Seorang peneliti di Balai Pengkajian Teknologi Pertanian atau BPTP Bali, Ir. Suprio Guntoro, menemukan kopi luwak probiotik. Selain jumlah produksi bubuk kopi tidak terbatas, kopi luwak probiotik dipercaya akan melindungi populasi luwak.
Pada proses produksi kopi luwak secara alami, bubuk kopi diperoleh dari biji kopi yang digiling setelah dijemur dan disangrai. Uniknya, biji kopi itu sebelumnya diperoleh lewat proses pencernaan alami binatang luwak (Paradoxurus hermaphroditus) yang memakan buah kopi. Sementara itu, pada kopi luwak probiotik temuan Guntoro, biji kopi dihasilkan dari buah kopi matang yang dipetik dan dipilih, lalu difermentasikan secara khusus dengan mikroba probiotik dari usus halus dan usus buntu binatang luwak. Sangat berbeda dengan proses alaminya.
“Jadi, kopi luwak probiotik ini dihasilkan dengan mengadopsi proses pencernaan binatang luwak. Mikroba probiotik itu adalah hasil dari isolasi mikroba di usus halus dan usus buntu luwak. Mikroba probiotik itu kami pastikan tidak mengandung mikroba yang bersifat patogen atau penyakit,” – Guntoro. Dia memastikan proses isolasi mikroba itu dilakukan dengan bahan alami alias tanpa melibatkan bahan-bahan kimia.

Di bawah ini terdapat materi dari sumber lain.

## Fold nearest 2x upsample into following 1x1 conv DMA and add 6-wave variant

When an UPSAMPLE2X op feeds only the low half of a concat consumed by a 384->192 1x1 conv, the upsample launch is skipped. The conv's load stage instead reads those channels directly from the low-resolution tensor, using magic-number division to map each output pixel to its source. This removes one kernel launch and a full write/read of the upsampled tensor. It also adds an optional 6-wave kernel form with an occupancy-based grid, which is off by default and selected through an env var, plus a query API.

```diff
diff --git a/aquaculture_amd/csrc/conv1x1_direct.hip b/aquaculture_amd/csrc/conv1x1_direct.hip
--- a/aquaculture_amd/csrc/conv1x1_direct.hip
+++ b/aquaculture_amd/csrc/conv1x1_direct.hip
@@ -13,14 +13,19 @@
     int in_ld_b, out_ld_b;
     int npix, n_tiles, act;
     float out_inv_scale;
+    const char* lo;
+    int lo_ld_b;
+    int w2;
+    unsigned w2_mul;
+    int w2_shift;
 };
 
 constexpr int kNW = 12;
 
-template <int KS, int MBT, int MBW, int NBW> struct C1Geom {
+template <int KS, int MBT, int MBW, int NBW, int NW = kNW> struct C1Geom {
     static constexpr int CIN = 32 * KS, COUT = 16 * MBT, CB = CIN / 8;
     static constexpr int MG = MBT / MBW;
-    static constexpr int PG = kNW / MG;
+    static constexpr int PG = NW / MG;
     static constexpr int TP = PG * NBW * 16;
     static constexpr int SPP = CB + 2;
     static constexpr int PXB = SPP * 16;
@@ -28,7 +33,7 @@
     static constexpr int XPB = NQ * 1024;
     static constexpr int LDS = 2 * XPB + COUT * 4;
     static constexpr int NST = NBW;
-    static_assert(MBT % MBW == 0 && kNW % MG == 0 && LDS <= 160 * 1024, "shape");
+    static_assert(MBT % MBW == 0 && NW % MG == 0 && LDS <= 160 * 1024, "shape");
 };
 
 __device__ __forceinline__ f32x4 c1_silu4(f32x4 v) {
@@ -39,9 +44,9 @@
     return v * r;
 }
 
-template <int KS, int MBT, int MBW, int NBW, bool F8OUT = false>
-__global__ __launch_bounds__(kNW * 64) void conv1x1_direct_kernel(const C1Params p) {
-    using G = C1Geom<KS, MBT, MBW, NBW>;
+template <int KS, int MBT, int MBW, int NBW, bool F8OUT = false, int NW = kNW, bool UP = false>
+__global__ __launch_bounds__(NW * 64, 3) void conv1x1_direct_kernel(const C1Params p) {
+    using G = C1Geom<KS, MBT, MBW, NBW, NW>;
     extern __shared__ __attribute__((aligned(16))) char smem[];
     float* s_b = (float*)(smem + 2 * G::XPB);
 
@@ -57,16 +62,23 @@
     for (int s = 0; s < KS; ++s)
 #pragma unroll
         for (int m = 0; m < MBW; ++m) wv[s][m] = ((const bf16x8*)p.w)[((size_t)(mb0 + m) * KS + s) * 64 + lane];
-    for (int i = tid; i < G::COUT; i += kNW * 64) s_b[i] = p.bias[i];
+    for (int i = tid; i < G::COUT; i += NW * 64) s_b[i] = p.bias[i];
 
     auto issue_dma = [&](int tile, char* xb) {
         const long long n0 = (long long)tile * G::TP;
 #pragma unroll 1
-        for (int q = wave; q < G::NQ; q += kNW) {
+        for (int q = wave; q < G::NQ; q += NW) {
             const int slot = q * 64 + lane;
             const int px = slot / G::SPP, part = slot - px * G::SPP;
             const bool valid = px < G::TP && part < G::CB && n0 + px < p.npix;
             const char* src = p.in + (n0 + px) * p.in_ld_b + part * 16;
+            if constexpr (UP) {
+                if (part < G::CB / 2) {
+                    const unsigned n = (unsigned)(n0 + px);
+                    const unsigned r = (unsigned)(((unsigned long long)n * p.w2_mul) >> p.w2_shift), x = n - r * (unsigned)p.w2;
+                    src = p.lo + ((long long)(r >> 1) * (p.w2 >> 1) + (x >> 1)) * p.lo_ld_b + part * 16;
+                }
+            }
             glds16(valid ? src : p.zero, xb + q * 1024);
         }
     };
@@ -124,19 +136,45 @@
     }
 }
 
-template <int KS, int MBT, int MBW, int NBW, bool F8OUT = false>
+template <int KS, int MBT, int MBW, int NBW, bool F8OUT, int NW, bool UP = false>
+int c1_grid(long long* grid) {
+    using G = C1Geom<KS, MBT, MBW, NBW, NW>;
+    auto fn = conv1x1_direct_kernel<KS, MBT, MBW, NBW, F8OUT, NW, UP>;
+    int cus = 0, occ = 1;
+    AQ_CHECK_HIP(aq_cus(&cus));
+    if constexpr (NW == kNW) AQ_CHECK_HIP(aq_kernel_lds((const void*)fn, G::LDS));
+    else AQ_CHECK_HIP(aq_kernel_blocks((const void*)fn, NW * 64, G::LDS, G::LDS, &occ));
+    *grid = (long long)cus * occ;
+    return AQ_OK;
+}
+
+template <int KS, int MBT, int MBW, int NBW, bool F8OUT = false, int NW = kNW, bool UP = false>
 int launch_c1(C1Params p, hipStream_t stream) {
-    using G = C1Geom<KS, MBT, MBW, NBW>;
-    auto fn = conv1x1_direct_kernel<KS, MBT, MBW, NBW, F8OUT>;
-    int cus = 0;
-    AQ_CHECK_HIP(aq_kernel_lds((const void*)fn, G::LDS));
-    AQ_CHECK_HIP(aq_cus(&cus));
+    using G = C1Geom<KS, MBT, MBW, NBW, NW>;
+    auto fn = conv1x1_direct_kernel<KS, MBT, MBW, NBW, F8OUT, NW, UP>;
+    long long grid = 0;
+    if (const int rc = c1_grid<KS, MBT, MBW, NBW, F8OUT, NW, UP>(&grid)) return rc;
     p.n_tiles = (p.npix + G::TP - 1) / G::TP;
-    long long grid = cus;
     if (grid > p.n_tiles) grid = p.n_tiles;
-    hipLaunchKernelGGL(fn, dim3((unsigned)grid), dim3(kNW * 64), G::LDS, stream, p);
+    hipLaunchKernelGGL(fn, dim3((unsigned)grid), dim3(NW * 64), G::LDS, stream, p);
     AQ_CHECK_HIP(hipGetLastError());
     return AQ_OK;
+}
+
+enum C1Shape { kC1_96, kC1_192, kC1_384_192, kC1_192_F8, kC1Shapes };
+constexpr bool kC1SixByDefault[kC1Shapes] = {false, false, false, false};
+
+bool c1_six_waves(C1Shape shape) {
+    const char* e = getenv("AQ_C1_WAVES");
+    const int forced = e ? atoi(e) : 0;
+    return forced == 6 || (forced != 12 && kC1SixByDefault[shape]);
+}
+
+void c1_div_magic(unsigned d, unsigned* mul, int* shift) {
+    int l = 0;
+    while ((1ull << l) < d) ++l;
+    *mul = (unsigned)((1ull << (31 + l)) / d + 1);
+    *shift = 31 + l;
 }
 
 }
@@ -182,10 +220,28 @@
     p.zero = aq_zero_page();
     AQ_REQUIRE(p.zero, "conv1x1_direct: zero page allocation failed");
     const hipStream_t st = (hipStream_t)stream;
+    if (cin == 96 && c1_six_waves(kC1_96)) return launch_c1<3, 6, 2, 4, false, 6>(p, st);
+    if (cin == 192 && c1_six_waves(kC1_192)) return launch_c1<6, 12, 2, 4, false, 6>(p, st);
+    if (cin == 384 && cout == 192 && c1_six_waves(kC1_384_192)) return launch_c1<12, 12, 2, 2, false, 6>(p, st);
     if (cin == 96) return launch_c1<3, 6, 2, 4>(p, st);
     if (cin == 192) return launch_c1<6, 12, 2, 4>(p, st);
     if (cout == 192) return launch_c1<12, 12, 2, 2>(p, st);
     return launch_c1<12, 24, 2, 4>(p, st);
+}
+
+extern "C" int aq_conv1x1_direct_form(int cin, int cout, int f8out, int* waves, int* tile_pixels, long long* max_grid) {
+    AQ_REQUIRE(waves && tile_pixels && max_grid, "conv1x1_direct_form: null pointer");
+    AQ_REQUIRE(f8out ? (cin == 192 && cout == 192) || (cin == 384 && cout == 384) : aq_conv1x1_direct_supported(cin, cout),
+               "conv1x1_direct_form: unsupported %d -> %d", cin, cout);
+#define C1_FORM(KS, MBT, MBW, NBW, F8, NW) \
+    (*waves = NW, *tile_pixels = C1Geom<KS, MBT, MBW, NBW, NW>::TP, c1_grid<KS, MBT, MBW, NBW, F8, NW>(max_grid))
+    if (f8out && cin == 192) return c1_six_waves(kC1_192_F8) ? C1_FORM(6, 12, 2, 4, true, 6) : C1_FORM(6, 12, 2, 4, true, kNW);
+    if (f8out) return C1_FORM(12, 24, 2, 4, true, kNW);
+    if (cin == 96) return c1_six_waves(kC1_96) ? C1_FORM(3, 6, 2, 4, false, 6) : C1_FORM(3, 6, 2, 4, false, kNW);
+    if (cin == 192) return c1_six_waves(kC1_192) ? C1_FORM(6, 12, 2, 4, false, 6) : C1_FORM(6, 12, 2, 4, false, kNW);
+    if (cout == 192) return c1_six_waves(kC1_384_192) ? C1_FORM(12, 12, 2, 2, false, 6) : C1_FORM(12, 12, 2, 2, false, kNW);
+    return C1_FORM(12, 24, 2, 4, false, kNW);
+#undef C1_FORM
 }
 
 
@@ -205,6 +261,35 @@
     p.zero = aq_zero_page();
     AQ_REQUIRE(p.zero, "conv1x1_direct_f8out: zero page allocation failed");
     const hipStream_t st = (hipStream_t)stream;
+    if (cin == 192 && c1_six_waves(kC1_192_F8)) return launch_c1<6, 12, 2, 4, true, 6>(p, st);
     if (cin == 192) return launch_c1<6, 12, 2, 4, true>(p, st);
     return launch_c1<12, 24, 2, 4, true>(p, st);
 }
+
+
+extern "C" int aq_conv1x1_direct_up2x_supported(int cin, int cout) { return cin == 384 && cout == 192; }
+
+extern "C" int aq_conv1x1_direct_up2x(const void* lo_dev, int lo_ld, int lo_choff, const void* cat_dev, int cat_ld, int cat_choff, void* out_dev,
+                                      int out_ld, int out_choff, int cin, int cout, const void* packed_w_dev, const float* bias_dev, int B, int H,
+                                      int W, int act, void* stream) {
+    AQ_REQUIRE(lo_dev && cat_dev && out_dev && packed_w_dev && bias_dev, "conv1x1_direct_up2x: null pointer");
+    AQ_REQUIRE(aq_conv1x1_direct_up2x_supported(cin, cout), "conv1x1_direct_up2x: unsupported %d -> %d", cin, cout);
+    const long long npix = 4LL * B * H * W;
+    AQ_REQUIRE(B > 0 && H > 0 && W > 0 && W < (1 << 24) && sg::conv1x1_direct_fits(npix), "conv1x1_direct_up2x: bad geometry %d x %d x %d", B, H, W);
+    AQ_REQUIRE(lo_ld % 8 == 0 && cat_ld % 8 == 0 && out_ld % 8 == 0 && lo_choff % 8 == 0 && cat_choff % 8 == 0 && out_choff % 8 == 0 &&
+                   lo_choff + cin / 2 <= lo_ld && cat_choff + cin <= cat_ld && out_choff + cout <= out_ld,
+               "conv1x1_direct_up2x: channel slices must be 8-aligned and inside their rows");
+    C1Params p{};
+    p.in = (const char*)cat_dev + (size_t)cat_choff * 2; p.in_ld_b = cat_ld * 2;
+    p.lo = (const char*)lo_dev + (size_t)lo_choff * 2; p.lo_ld_b = lo_ld * 2;
+    p.w2 = 2 * W;
+    c1_div_magic((unsigned)p.w2, &p.w2_mul, &p.w2_shift);
+    p.out = (char*)out_dev + (size_t)out_choff * 2; p.out_ld_b = out_ld * 2;
+    p.w = (const char*)packed_w_dev; p.bias = bias_dev;
+    p.npix = (int)npix; p.act = act;
+    p.zero = aq_zero_page();
+    AQ_REQUIRE(p.zero, "conv1x1_direct_up2x: zero page allocation failed");
+    const hipStream_t st = (hipStream_t)stream;
+    if (c1_six_waves(kC1_384_192)) return launch_c1<12, 12, 2, 2, false, 6, true>(p, st);
+    return launch_c1<12, 12, 2, 2, false, kNW, true>(p, st);
+}
diff --git a/aquaculture_amd/csrc/engine.cpp b/aquaculture_amd/csrc/engine.cpp
--- a/aquaculture_amd/csrc/engine.cpp
+++ b/aquaculture_amd/csrc/engine.cpp
@@ -161,6 +161,7 @@
     std::vector<Tuned> tuned;
     int tuned_cur = -1;
     bool tuning = false;
+    bool upfold = true;
     void* zero_page = nullptr;
     int lay_B = 0, lay_H = 0, lay_W = 0;
     bool lay_aug = false;
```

Dengan demikian, lewat kopi luwak probiotik ini, kopi luwak dapat diproduksi berdasar kebutuhan dan tidak terbatas pada jumlah luwak atau kemampuan konsumsi luwak sebagaimana pada umumnya. Bubuk kopi luwak pada umumnya berharga relatif mahal, yakni Rp 1 juta-Rp 1,5 juta per kilogram. Kopi luwak juga menjadi andalan ekspor kopi bagi Indonesia.
“Kopi luwak probiotik juga melindungi populasi binatang luwak itu sendiri. Karena besarnya permintaan pada kopi luwak, pada umumnya kopi itu dihasilkan dengan cara menernakkan binatang luwak. Sekitar 10-30 persen dari luwak yang diternakkan itu mati atau lepas sehingga pasti akan memengaruhi populasinya,” – Guntoro.
Menurut Guntoro, dari segi rasa dan kenikmatannya, kopi luwak probiotik ini juga hampir sama dengan kopi luwak yang dihasilkan secara normal. Bahkan, dari pengakuan para penikmat kopi, cita rasa kopi luwak probiotik ini lebih lembut tetapi memiliki aroma kopi yang lebih kuat.
Guntoro mengaku, penelitian atas kopi luwak itu dilakukan secara swadaya sejak tiga tahun silam. Saat ini penemuan itu sedang dalam proses pematenan yang didaftarkan melalui Balai Pengelola Alih Teknologi Pertanian di Bogor yang berada di bawah koordinasi Badan Litbang Pertanian Kementerian Pertanian. Bersamaan dengan proses itu, Pusat Penelitian Kopi dan Kakao, Jember, Jawa Timur, juga melakukan pengujian atas data ilmiah penelitian Guntoro.